__device__ __noinline__ int sift_pick(const float* lrow, int V, int4* state, const int* __restrict__ flags, const int* __restrict__ limit,
                                      SiftIds ids, float* prow) {
  const int lane = threadIdx.x & 31;
  const int4 stt = *state;
  float mx = -INFINITY;
  for (int i = lane; i < V; i += 32) mx = fmaxf(mx, lrow[i]);
#pragma unroll
  for (int o = 16; o > 0; o >>= 1) mx = fmaxf(mx, __shfl_xor_sync(0xffffffffu, mx, o));
  float sum = 0.f;
  for (int i = lane; i < V; i += 32) sum += expf(lrow[i] - mx);
#pragma unroll
  for (int o = 16; o > 0; o >>= 1) sum += __shfl_xor_sync(0xffffffffu, sum, o);
  const int cur = stt.x;
  const int cf = (cur >= 0 && cur < V) ? __ldg(flags + cur) : 0;
  const int clim = (cur >= 0 && cur < V) ? __ldg(limit + cur) : 0;
  float best = -INFINITY;
  int bi = 0x7fffffff;
  for (int i = lane; i < V; i += 32) {
    bool black = (i == ids.sos) || (i == ids.empty) || (i == ids.rbrace && stt.z == stt.w);
    if (cur == ids.eos) {
    } else if (cur == ids.sos) {
      black = black || (__ldg(flags + i) & 1);
    } else if (cf & 2) {
      black = black || (i != ids.underbar);
    } else if (cf & 4) {
      black = black || (i != ids.lbrace);
    } else {
      if ((cf & 8) && i == ids.underbar) black = true;
      if ((cf & 16) && i == ids.lbrace) black = true;
      if (clim > 0 && stt.y >= clim && i == cur) black = true;
    }
    const float pv = black ? 0.f : expf(lrow[i] - mx) / sum;
    if (prow) prow[i] = pv;
    if (pv > best) { best = pv; bi = i; }
  }
#pragma unroll
  for (int o = 16; o > 0; o >>= 1) {
    const float ob = __shfl_xor_sync(0xffffffffu, best, o);
    const int oi = __shfl_xor_sync(0xffffffffu, bi, o);
    if (ob > best || (ob == best && oi < bi)) { best = ob; bi = oi; }
  }
  if (bi < 0 || bi >= V) bi = 0;
  __syncwarp();
  if (lane == 0) {
    int4 n = stt;
    n.y = (bi == stt.x) ? stt.y + 1 : 1;
    if (bi == ids.lbrace) n.z += 1;
    else if (bi == ids.rbrace) n.w += 1;
    n.x = bi;
    *state = n;
  }
  __syncwarp();
  return bi;
}
struct Bias8 { float4 a, b; };
__device__ __forceinline__ Bias8 ldg_bias8(const float* p, bool active) {
  Bias8 o;
  o.a = o.b = make_float4(0.f, 0.f, 0.f, 0.f);
  if (active) { o.a = ldg4(p); o.b = ldg4(p + 4); }
  return o;
}

}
────────
Problem details
Repeat the material above in its entirety, exactly.

Result below
__device__ __noinline__ int sift_pick(const float* lrow, int V, int4* state, const int* __restrict__ flags, const int* __restrict__ limit,
                                      SiftIds ids, float* prow) {
  const int lane = threadIdx.x & 31;
  const int4 stt = *state;
  float mx = -INFINITY;
  for (int i = lane; i < V; i += 32) mx = fmaxf(mx, lrow[i]);
#pragma unroll
  for (int o = 16; o > 0; o >>= 1) mx = fmaxf(mx, __shfl_xor_sync(0xffffffffu, mx, o));
  float sum = 0.f;
  for (int i = lane; i < V; i += 32) sum += expf(lrow[i] - mx);
#pragma unroll
  for (int o = 16; o > 0; o >>= 1) sum += __shfl_xor_sync(0xffffffffu, sum, o);
  const int cur = stt.x;
  const int cf = (cur >= 0 && cur < V) ? __ldg(flags + cur) : 0;
  const int clim = (cur >= 0 && cur < V) ? __ldg(limit + cur) : 0;
  float best = -INFINITY;
  int bi = 0x7fffffff;
  for (int i = lane; i < V; i += 32) {
    bool black = (i == ids.sos) || (i == ids.empty) || (i == ids.rbrace && stt.z == stt.w);
    if (cur == ids.eos) {
    } else if (cur == ids.sos) {
      black = black || (__ldg(flags + i) & 1);
    } else if (cf & 2) {
      black = black || (i != ids.underbar);
    } else if (cf & 4) {
      black = black || (i != ids.lbrace);
    } else {
      if ((cf & 8) && i == ids.underbar) black = true;
      if ((cf & 16) && i == ids.lbrace) black = true;
      if (clim > 0 && stt.y >= clim && i == cur) black = true;
    }
    const float pv = black ? 0.f : expf(lrow[i] - mx) / sum;
    if (prow) prow[i] = pv;
    if (pv > best) { best = pv; bi = i; }
  }
#pragma unroll
  for (int o = 16; o > 0; o >>= 1) {
    const float ob = __shfl_xor_sync(0xffffffffu, best, o);
    const int oi = __shfl_xor_sync(0xffffffffu, bi, o);
    if (ob > best || (ob == best && oi < bi)) { best = ob; bi = oi; }
  }
  if (bi < 0 || bi >= V) bi = 0;
  __syncwarp();
  if (lane == 0) {
    int4 n = stt;
    n.y = (bi == stt.x) ? stt.y + 1 : 1;
    if (bi == ids.lbrace) n.z += 1;
    else if (bi == ids.rbrace) n.w += 1;
    n.x = bi;
    *state = n;
  }
  __syncwarp();
  return bi;
}
struct Bias8 { float4 a, b; };
__device__ __forceinline__ Bias8 ldg_bias8(const float* p, bool active) {
  Bias8 o;
  o.a = o.b = make_float4(0.f, 0.f, 0.f, 0.f);
  if (active) { o.a = ldg4(p); o.b = ldg4(p + 4); }
  return o;
}

}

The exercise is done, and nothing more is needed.